### [ACTION ITEM]
Determine how many lines of the material hold the word "VitBlockW", and answer with the number only.

### [DATASET EXTRACT]
· · ·
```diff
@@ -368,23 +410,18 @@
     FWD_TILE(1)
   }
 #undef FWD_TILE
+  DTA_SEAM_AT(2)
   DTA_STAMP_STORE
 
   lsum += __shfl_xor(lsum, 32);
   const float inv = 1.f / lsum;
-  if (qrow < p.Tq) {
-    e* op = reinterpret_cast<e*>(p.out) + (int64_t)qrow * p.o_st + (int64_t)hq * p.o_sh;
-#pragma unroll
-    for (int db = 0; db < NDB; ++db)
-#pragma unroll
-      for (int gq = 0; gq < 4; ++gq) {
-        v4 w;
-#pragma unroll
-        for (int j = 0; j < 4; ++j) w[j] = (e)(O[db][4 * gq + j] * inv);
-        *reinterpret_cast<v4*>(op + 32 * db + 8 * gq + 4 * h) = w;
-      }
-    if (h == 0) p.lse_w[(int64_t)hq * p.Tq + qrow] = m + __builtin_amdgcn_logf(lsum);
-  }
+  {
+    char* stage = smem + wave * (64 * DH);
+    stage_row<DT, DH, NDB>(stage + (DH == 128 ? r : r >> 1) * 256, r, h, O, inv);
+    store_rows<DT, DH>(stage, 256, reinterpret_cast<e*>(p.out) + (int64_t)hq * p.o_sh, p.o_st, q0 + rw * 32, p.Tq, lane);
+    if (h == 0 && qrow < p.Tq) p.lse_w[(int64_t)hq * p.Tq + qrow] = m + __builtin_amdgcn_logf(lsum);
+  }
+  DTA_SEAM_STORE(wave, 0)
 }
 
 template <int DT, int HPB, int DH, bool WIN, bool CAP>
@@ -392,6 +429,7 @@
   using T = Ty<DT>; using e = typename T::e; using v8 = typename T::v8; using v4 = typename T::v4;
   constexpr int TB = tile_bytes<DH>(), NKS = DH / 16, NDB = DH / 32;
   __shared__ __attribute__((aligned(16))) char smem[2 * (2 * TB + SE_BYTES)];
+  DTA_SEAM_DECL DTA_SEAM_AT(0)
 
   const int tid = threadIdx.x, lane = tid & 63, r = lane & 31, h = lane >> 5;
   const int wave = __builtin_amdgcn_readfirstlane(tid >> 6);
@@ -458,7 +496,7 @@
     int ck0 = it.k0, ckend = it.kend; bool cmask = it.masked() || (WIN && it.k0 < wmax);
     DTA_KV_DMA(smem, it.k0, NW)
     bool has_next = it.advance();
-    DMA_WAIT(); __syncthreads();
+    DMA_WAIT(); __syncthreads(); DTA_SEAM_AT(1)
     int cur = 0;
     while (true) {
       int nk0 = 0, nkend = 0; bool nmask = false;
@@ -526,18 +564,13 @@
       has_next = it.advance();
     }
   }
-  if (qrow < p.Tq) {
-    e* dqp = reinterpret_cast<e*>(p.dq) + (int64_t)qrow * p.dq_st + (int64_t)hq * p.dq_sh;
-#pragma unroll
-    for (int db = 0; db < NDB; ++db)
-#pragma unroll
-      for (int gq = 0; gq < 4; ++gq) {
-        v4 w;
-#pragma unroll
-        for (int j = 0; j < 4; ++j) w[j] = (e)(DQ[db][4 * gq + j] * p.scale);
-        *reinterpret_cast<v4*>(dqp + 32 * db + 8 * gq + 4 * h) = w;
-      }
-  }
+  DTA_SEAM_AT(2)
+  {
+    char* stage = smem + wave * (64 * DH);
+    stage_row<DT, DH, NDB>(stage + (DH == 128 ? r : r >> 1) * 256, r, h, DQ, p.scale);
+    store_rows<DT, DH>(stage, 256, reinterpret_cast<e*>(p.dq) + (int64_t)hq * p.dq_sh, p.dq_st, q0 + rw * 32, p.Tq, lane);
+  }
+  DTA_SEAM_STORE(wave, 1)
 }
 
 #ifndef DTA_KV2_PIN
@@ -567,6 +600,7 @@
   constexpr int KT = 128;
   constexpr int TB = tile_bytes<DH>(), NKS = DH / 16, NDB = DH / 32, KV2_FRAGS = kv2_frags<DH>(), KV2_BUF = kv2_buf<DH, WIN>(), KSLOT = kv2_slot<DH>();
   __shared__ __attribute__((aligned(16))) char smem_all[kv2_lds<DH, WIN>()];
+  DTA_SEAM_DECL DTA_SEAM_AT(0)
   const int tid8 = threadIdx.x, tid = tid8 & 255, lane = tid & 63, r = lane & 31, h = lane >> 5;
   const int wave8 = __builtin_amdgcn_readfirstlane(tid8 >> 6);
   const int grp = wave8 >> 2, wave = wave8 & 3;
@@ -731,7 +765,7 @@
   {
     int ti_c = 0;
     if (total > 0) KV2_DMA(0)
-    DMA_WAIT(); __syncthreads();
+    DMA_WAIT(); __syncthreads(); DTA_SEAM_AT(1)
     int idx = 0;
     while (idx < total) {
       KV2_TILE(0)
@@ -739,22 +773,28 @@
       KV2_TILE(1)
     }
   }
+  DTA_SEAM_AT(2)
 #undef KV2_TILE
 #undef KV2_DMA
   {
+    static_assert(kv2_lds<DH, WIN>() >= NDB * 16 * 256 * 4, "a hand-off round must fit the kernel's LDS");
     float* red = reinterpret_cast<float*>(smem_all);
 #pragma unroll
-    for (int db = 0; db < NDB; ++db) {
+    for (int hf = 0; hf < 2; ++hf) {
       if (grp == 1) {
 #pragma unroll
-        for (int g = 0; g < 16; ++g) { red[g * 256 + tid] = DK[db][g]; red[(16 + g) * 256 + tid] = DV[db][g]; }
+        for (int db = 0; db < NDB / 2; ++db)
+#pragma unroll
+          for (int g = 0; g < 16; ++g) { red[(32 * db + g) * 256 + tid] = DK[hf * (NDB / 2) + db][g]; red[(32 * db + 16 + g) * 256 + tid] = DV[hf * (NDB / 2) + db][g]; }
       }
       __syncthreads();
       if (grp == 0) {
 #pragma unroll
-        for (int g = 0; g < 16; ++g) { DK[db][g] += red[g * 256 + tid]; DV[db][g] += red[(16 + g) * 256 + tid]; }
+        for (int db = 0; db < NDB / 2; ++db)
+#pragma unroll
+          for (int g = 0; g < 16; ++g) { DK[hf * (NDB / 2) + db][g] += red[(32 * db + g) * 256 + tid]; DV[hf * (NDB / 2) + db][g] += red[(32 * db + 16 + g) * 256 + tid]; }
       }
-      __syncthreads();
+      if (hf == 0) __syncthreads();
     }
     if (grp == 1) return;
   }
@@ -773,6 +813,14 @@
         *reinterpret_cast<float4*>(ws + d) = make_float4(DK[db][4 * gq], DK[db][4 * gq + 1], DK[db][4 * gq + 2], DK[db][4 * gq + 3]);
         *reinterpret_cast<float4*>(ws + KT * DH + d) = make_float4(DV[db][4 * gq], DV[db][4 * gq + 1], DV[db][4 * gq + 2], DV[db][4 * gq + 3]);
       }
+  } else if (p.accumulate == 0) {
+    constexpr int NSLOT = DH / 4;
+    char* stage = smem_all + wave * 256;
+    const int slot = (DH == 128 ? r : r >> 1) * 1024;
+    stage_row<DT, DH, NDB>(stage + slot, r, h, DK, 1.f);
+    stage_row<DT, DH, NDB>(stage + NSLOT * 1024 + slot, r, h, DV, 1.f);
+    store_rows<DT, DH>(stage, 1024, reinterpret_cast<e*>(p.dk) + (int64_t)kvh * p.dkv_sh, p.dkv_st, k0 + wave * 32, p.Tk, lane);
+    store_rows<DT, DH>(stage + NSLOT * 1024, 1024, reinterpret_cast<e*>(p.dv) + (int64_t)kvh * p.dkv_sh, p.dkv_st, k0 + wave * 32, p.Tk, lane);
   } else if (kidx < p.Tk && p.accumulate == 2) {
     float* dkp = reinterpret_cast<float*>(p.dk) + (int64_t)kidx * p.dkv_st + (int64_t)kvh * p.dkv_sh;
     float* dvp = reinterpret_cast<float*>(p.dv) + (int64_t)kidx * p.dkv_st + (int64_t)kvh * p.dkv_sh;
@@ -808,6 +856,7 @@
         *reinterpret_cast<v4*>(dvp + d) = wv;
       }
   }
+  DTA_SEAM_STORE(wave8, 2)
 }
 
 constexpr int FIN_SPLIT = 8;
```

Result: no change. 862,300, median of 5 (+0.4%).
· · ·
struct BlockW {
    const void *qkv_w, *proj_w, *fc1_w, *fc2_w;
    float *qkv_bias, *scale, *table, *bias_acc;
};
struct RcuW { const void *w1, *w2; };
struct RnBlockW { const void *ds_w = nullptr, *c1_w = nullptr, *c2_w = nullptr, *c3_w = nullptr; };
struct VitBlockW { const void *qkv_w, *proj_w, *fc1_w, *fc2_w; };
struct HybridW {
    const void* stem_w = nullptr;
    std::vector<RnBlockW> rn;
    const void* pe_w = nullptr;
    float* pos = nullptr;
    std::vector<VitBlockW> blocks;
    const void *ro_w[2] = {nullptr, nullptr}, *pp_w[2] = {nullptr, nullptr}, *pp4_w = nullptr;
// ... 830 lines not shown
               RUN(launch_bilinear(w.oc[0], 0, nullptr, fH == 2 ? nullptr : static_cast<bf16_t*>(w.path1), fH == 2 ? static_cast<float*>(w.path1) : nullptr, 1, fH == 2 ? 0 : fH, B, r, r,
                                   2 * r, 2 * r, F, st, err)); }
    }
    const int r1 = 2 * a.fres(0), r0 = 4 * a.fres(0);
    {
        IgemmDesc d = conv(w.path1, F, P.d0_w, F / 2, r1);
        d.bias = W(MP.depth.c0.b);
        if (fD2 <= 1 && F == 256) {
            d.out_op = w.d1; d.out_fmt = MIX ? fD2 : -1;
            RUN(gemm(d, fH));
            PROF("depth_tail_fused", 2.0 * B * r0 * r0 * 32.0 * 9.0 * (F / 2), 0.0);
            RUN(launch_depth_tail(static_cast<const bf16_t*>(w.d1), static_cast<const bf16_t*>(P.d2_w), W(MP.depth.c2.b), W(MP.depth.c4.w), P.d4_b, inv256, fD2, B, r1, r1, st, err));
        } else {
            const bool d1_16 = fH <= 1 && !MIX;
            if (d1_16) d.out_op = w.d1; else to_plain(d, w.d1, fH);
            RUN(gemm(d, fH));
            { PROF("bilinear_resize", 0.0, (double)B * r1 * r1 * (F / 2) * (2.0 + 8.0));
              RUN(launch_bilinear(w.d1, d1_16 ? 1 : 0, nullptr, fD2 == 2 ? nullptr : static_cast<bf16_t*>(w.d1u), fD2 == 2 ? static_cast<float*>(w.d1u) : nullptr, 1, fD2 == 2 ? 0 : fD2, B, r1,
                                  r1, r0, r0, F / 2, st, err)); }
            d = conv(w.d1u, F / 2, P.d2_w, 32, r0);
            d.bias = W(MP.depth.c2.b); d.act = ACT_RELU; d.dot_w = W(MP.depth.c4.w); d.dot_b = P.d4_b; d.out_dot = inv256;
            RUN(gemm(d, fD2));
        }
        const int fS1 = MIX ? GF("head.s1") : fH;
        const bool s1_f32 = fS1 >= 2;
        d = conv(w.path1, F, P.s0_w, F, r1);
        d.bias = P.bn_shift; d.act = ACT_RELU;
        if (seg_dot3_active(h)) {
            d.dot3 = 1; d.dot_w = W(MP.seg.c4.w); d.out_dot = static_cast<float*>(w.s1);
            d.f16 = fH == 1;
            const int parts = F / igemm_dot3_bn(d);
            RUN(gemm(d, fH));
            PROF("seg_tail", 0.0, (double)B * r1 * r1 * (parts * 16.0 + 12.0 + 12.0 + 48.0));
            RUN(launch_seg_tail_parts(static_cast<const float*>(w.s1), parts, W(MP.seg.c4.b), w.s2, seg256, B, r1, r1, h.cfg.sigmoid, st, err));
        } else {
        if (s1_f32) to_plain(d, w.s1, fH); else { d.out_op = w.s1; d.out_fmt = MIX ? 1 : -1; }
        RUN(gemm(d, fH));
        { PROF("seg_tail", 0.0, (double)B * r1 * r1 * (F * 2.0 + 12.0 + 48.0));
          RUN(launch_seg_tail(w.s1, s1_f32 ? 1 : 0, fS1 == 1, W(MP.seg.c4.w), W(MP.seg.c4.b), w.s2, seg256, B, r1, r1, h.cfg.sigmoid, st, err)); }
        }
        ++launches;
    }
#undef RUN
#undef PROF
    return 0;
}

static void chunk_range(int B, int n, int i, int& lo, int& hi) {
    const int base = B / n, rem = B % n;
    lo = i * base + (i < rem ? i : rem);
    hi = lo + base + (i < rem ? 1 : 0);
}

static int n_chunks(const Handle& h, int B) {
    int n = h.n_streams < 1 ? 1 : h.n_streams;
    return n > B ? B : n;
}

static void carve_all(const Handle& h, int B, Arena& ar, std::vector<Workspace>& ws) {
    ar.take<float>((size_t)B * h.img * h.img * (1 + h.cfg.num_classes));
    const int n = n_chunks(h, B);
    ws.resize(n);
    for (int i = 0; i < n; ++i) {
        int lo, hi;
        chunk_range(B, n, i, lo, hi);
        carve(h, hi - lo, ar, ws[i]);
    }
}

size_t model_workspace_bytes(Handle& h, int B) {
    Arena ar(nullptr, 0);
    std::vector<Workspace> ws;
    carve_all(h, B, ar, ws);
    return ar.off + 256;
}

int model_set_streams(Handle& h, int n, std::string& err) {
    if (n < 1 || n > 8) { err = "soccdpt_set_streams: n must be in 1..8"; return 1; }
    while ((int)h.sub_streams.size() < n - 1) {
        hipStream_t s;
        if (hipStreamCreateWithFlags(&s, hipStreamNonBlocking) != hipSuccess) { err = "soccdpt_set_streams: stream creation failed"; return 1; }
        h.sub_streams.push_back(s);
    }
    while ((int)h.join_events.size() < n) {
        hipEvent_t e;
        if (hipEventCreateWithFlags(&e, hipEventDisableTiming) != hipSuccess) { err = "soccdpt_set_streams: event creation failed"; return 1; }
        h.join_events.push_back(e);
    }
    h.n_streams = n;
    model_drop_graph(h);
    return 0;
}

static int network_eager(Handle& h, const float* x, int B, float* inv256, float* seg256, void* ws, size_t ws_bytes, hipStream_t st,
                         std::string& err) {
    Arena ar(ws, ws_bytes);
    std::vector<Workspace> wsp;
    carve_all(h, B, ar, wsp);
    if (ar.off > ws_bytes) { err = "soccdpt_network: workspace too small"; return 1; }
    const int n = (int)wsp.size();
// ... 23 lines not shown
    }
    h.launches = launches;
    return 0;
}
· · ·
### [RESPONSE TO THIS TASK]
2